Here is what I got on base of 5 700 000 primes and the first 75 nonzero lenghtes g. The regression-formula was simply created by the Excel-spreadsheet:
De-trending means to compute the difference between the true frequencies $\small f(g)$ and the estimated ones; however, the frequency-residuals $\small r_0(g)=f(g) - 16.015 e^{-0.068 g }$ decrease in absolute value with the value of g. Heuristically I applied a further detrending function at the residuals $\small r_0(g)$ so that I got $\small r_1(g) = r_0(g) \cdot 1.07^g $ which look now much better de-trended.
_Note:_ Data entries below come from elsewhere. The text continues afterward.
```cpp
template <int SEG, bool RAW, bool BATCH>
__device__ void em_segment(const DeflateArgs& A, EmWave& W, uint64_t seg_of_wave) {
    static_assert(!BATCH || SEG <= 32768, "a batch does not pair front segments into 64 KiB blocks");
    const uint64_t seg = (uint64_t)(uint32_t)__builtin_amdgcn_readfirstlane((int)(uint32_t)seg_of_wave) |
                         ((uint64_t)(uint32_t)__builtin_amdgcn_readfirstlane((int)(uint32_t)(seg_of_wave >> 32)) << 32);
    constexpr uint32_t NH = SEG > 32768 ? 2u : 1u;
    constexpr uint32_t HB = (uint32_t)SEG / NH;
    const int lane = lane_id();
    EM_PHASE(A.dbg, seg, 4);
    const DfSegAddr sa = df_seg_addr<SEG, BATCH>(A, seg);
    const uint32_t nb = sa.nb;
    const uint32_t np = (nb + HB - 1) / HB;
    const bool is_final = sa.is_last && A.final_last;
    uint32_t* const slot = reinterpret_cast<uint32_t*>(A.slots + seg * (uint64_t)A.slot_bytes);
    auto part = [&](uint32_t h) {
        return em_src<RAW>(A, seg * NH + h, sa.src + (uint64_t)h * HB, sa.tail - (uint64_t)h * HB, min(HB, nb - h * HB));
    };
    const uint32_t nsto = nb > 65535u ? 2u : 1u;
    const uint32_t n1 = nsto == 2 ? 32768u : nb;
    const uint64_t stored_bytes = 5ull * nsto + nb + (is_final ? 0 : 5);

    if (A.level != 0) {
        const EmSrc S0 = part(0);
        uint32_t v0[4] = {0, 0, 0, 0};
        if (S0.ntok) S0.load4(0, v0);
        for (int i = lane; i < EM_SYM; i += 64) W.freq[i] = 0;
        wave_sync();
        for (uint32_t h = 0; h < np; h++) {
            const EmSrc S = h == 0 ? S0 : part(h);
            const uint32_t nblk = (S.ntok + 255) / 256;
            for (uint32_t blk = 0; blk < nblk; blk++) {
                uint32_t v[4];
                if (h == 0 && blk == 0) {
#pragma unroll
                    for (int j = 0; j < 4; j++) v[j] = v0[j];
                } else {
                    S.load4(blk, v);
                }
#pragma unroll
                for (int j = 0; j < 4; j++) {
                    const uint32_t idx = blk * 256 + 4 * lane + j;
                    if (idx >= S.ntok) continue;
                    if (!S.raw && (v[j] >> 31)) {
                        atomicAdd(&W.freq[len_sym(((v[j] >> 16) & 0xFFu) + 3)], 1u);
                        atomicAdd(&W.freq[EM_LIT + dist_sym((v[j] & 0x7FFFu) + 1)], 1u);
                    } else {
                        const uint32_t cnt = S.count_of(v[j], idx);
#pragma unroll
                        for (uint32_t i = 0; i < 4u; i++)
                            if (i < cnt) atomicAdd(&W.freq[(v[j] >> (8 * i)) & 0xFFu], 1u);
                    }
                }
            }
        }
        wave_sync();
        if (lane == 0) atomicAdd(&W.freq[256], 1u);
        wave_sync();
        EM_PHASE(A.dbg, seg, 5);
        const EmCodes ec = em_build_codes(W);
        EM_PHASE(A.dbg, seg, 6);
        const uint32_t nlit = ec.nlit, ndist = ec.ndist, nall = nlit + ndist;
        auto seqv = [&](uint32_t i) -> uint32_t { return i < nlit ? W.len[i] : W.len[EM_LIT + i - nlit]; };
        uint64_t rm[5];
        if (lane < 20) W.prefreq[lane] = 0;
#pragma unroll
        for (int c = 0; c < 5; c++) {
            const uint32_t i = 64 * c + lane;
            bool start = false;
// ... 71 lines not shown
                if (use_dyn) h |= ((uint64_t)(nlit - 257) << 3) | ((uint64_t)(ndist - 1) << 8) | ((uint64_t)(hclen - 4) << 13);
                em_put(W.stg, 0, h, use_dyn ? 17 : 3);
            }
            if (use_dyn) {
                if (lane < (int)hclen) em_put(W.stg, 17 + 3 * lane, pv, 3);
                const uint32_t rb = 17 + 3 * hclen;
#pragma unroll
                for (int c = 0; c < 5; c++) {
                    const uint32_t rl = run[c] & 511u;
                    if (!rl) continue;
                    const uint32_t v = (run[c] >> 9) & 15u;
                    const RunPlan p = plan_run(v, rl);
                    uint32_t pos = rb + (run[c] >> 13);
                    auto put = [&](uint32_t sym, uint32_t extra, uint32_t xb) {
                        const uint32_t pc = W.precode[sym];
                        const uint32_t l = pc >> 16;
                        em_put(W.stg, pos, (uint64_t)(pc & 0xFFFFu) | ((uint64_t)extra << l), l + xb);
                        pos += l + xb;
                    };
                    if (v == 0) {
                        for (uint32_t q = 0; q < p.n18; q++) put(18, (q + 1 == p.n18 ? p.last18 : 138) - 11, 7);
                        if (p.n17) put(17, p.r17 - 3, 3);
                        for (uint32_t q = 0; q < p.nlit; q++) put(0, 0, 0);
                    } else {
                        put(v, 0, 0);
                        for (uint32_t q = 0; q < p.n16; q++) put(16, (q + 1 == p.n16 ? p.last16 : 6) - 3, 2);
                        for (uint32_t q = 1; q < p.nlit; q++) put(v, 0, 0);
                    }
                }
            }
            wave_sync();
            uint32_t cur = 3 + (use_dyn ? hdr_bits : 0u);
            uint32_t* dst = slot;
            for (uint32_t h = 0; h < np; h++) {
                const EmSrc S = h == 0 ? S0 : part(h);
                const uint32_t nblk = (S.ntok + 255) / 256;
                for (uint32_t blk = 0; blk < nblk; blk++) {
                    uint32_t v[4], nbit[4];
                    uint64_t pat[4];
                    if (h == 0 && blk == 0) {
#pragma unroll
                        for (int j = 0; j < 4; j++) v[j] = v0[j];
                    } else {
                        S.load4(blk, v);
                    }
                    uint32_t mine = 0;
#pragma unroll
                    for (int j = 0; j < 4; j++) {
                        const uint32_t idx = blk * 256 + 4 * lane + j;
                        nbit[j] = 0;
                        pat[j] = 0;
                        if (idx < S.ntok) pat[j] = em_pattern(W, v[j], S.count_of(v[j], idx), nbit[j], S.raw);
                        mine += nbit[j];
                    }
                    const uint32_t inc = wave_incl_scan(mine);
                    uint32_t pos = cur + inc - mine;
#pragma unroll
                    for (int j = 0; j < 4; j++) {
                        em_put(W.stg, pos, pat[j], nbit[j]);
                        pos += nbit[j];
                    }
                    cur += __shfl(inc, 63, 64);
                    wave_sync();
                    if (cur >= 32u * EM_FLUSH) {
                        const uint32_t nw = cur >> 5;
                        em_flush(W.stg, dst, nw);
                        dst += nw;
                        cur &= 31;
                    }
                }
            }
            EM_PHASE(A.dbg, seg, 8);
            const uint32_t eob = W.code[256];
            if (lane == 0) em_put(W.stg, cur, eob & 0xFFFFu, eob >> 16);
            const uint32_t end_bits = cur + (eob >> 16);
// ... 420 lines not shown
```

This is the plot of the residuals $\small r_1(g)$:
Now we see that periodic occurences of peaks in steps of 6 and even some apparent overlay. Thus I marked the small primefactors $\small (3,5,7,11)$ in g and we see a strong hint for a additive composition due to that primefactors in $g$
The red dots mark that g divisible by 3, green dots that by 5, and we see, that at g which are divisible by both the frequency is even increased.
I've also tried a multiple regression using that small primefactors on that residuals, but this is still in process....
3. observations after Regression/Detrending (update 3)
Using multiple regression to detrend the frequencies of primegaps by their length g and additionally by the primefactors of g I got initially a strong surviving pattern with peaks for the primefactor 5. But those peaks could be explained by the observation, that (mod 100) there are 40 residues of primefactor p where the gaplength g=0 (mod 10) can occur, but only 30 residues where the other gaplengthes can occur.
Thus I computed the relative (logarithmized) frequencies as $\text{fl}(g)=\ln(f(g)/m_p(g))$ where $f(g)$ is the frequency of that gaplength, and $m_p(g)$ the number of possible residue classes of the (first) prime p (in the pair (p,q) ) at where the gaplengthes g can occur.
The first result is the following picture where only the general trend of decreasing of frequencies of larger gaps is detrended:
This computation gives a residue $\text{res}_0$ which is the relative (logarithmized) frequency after the length of the primegap is held constant (see the equation in the picture). The regular pattern of peaks at 5-steps in the earlier pictures is now practically removed.
However, there is still the pattern of 3-step which indicates the dominance of gaplength 6. I tried to remove now the primefactorization of g as additional predictors. I included marker variables for primefactors q from 3 to 29 into the multiple regression equation and the following picture shows the residues $\text{res}_1(g)$ after the systematic influence of the primefactorization of g is removed.
This picture has besides a soft long hill-like trend no more -for me- visible systematic pattern, which would indicate non-random influences.
(For me this is now enough, and I'll step out - but still curious whether there will come out more by someone else)
Best Answer
Prime Numbers are applied in the building of gears. The number of spokes are relatively prime.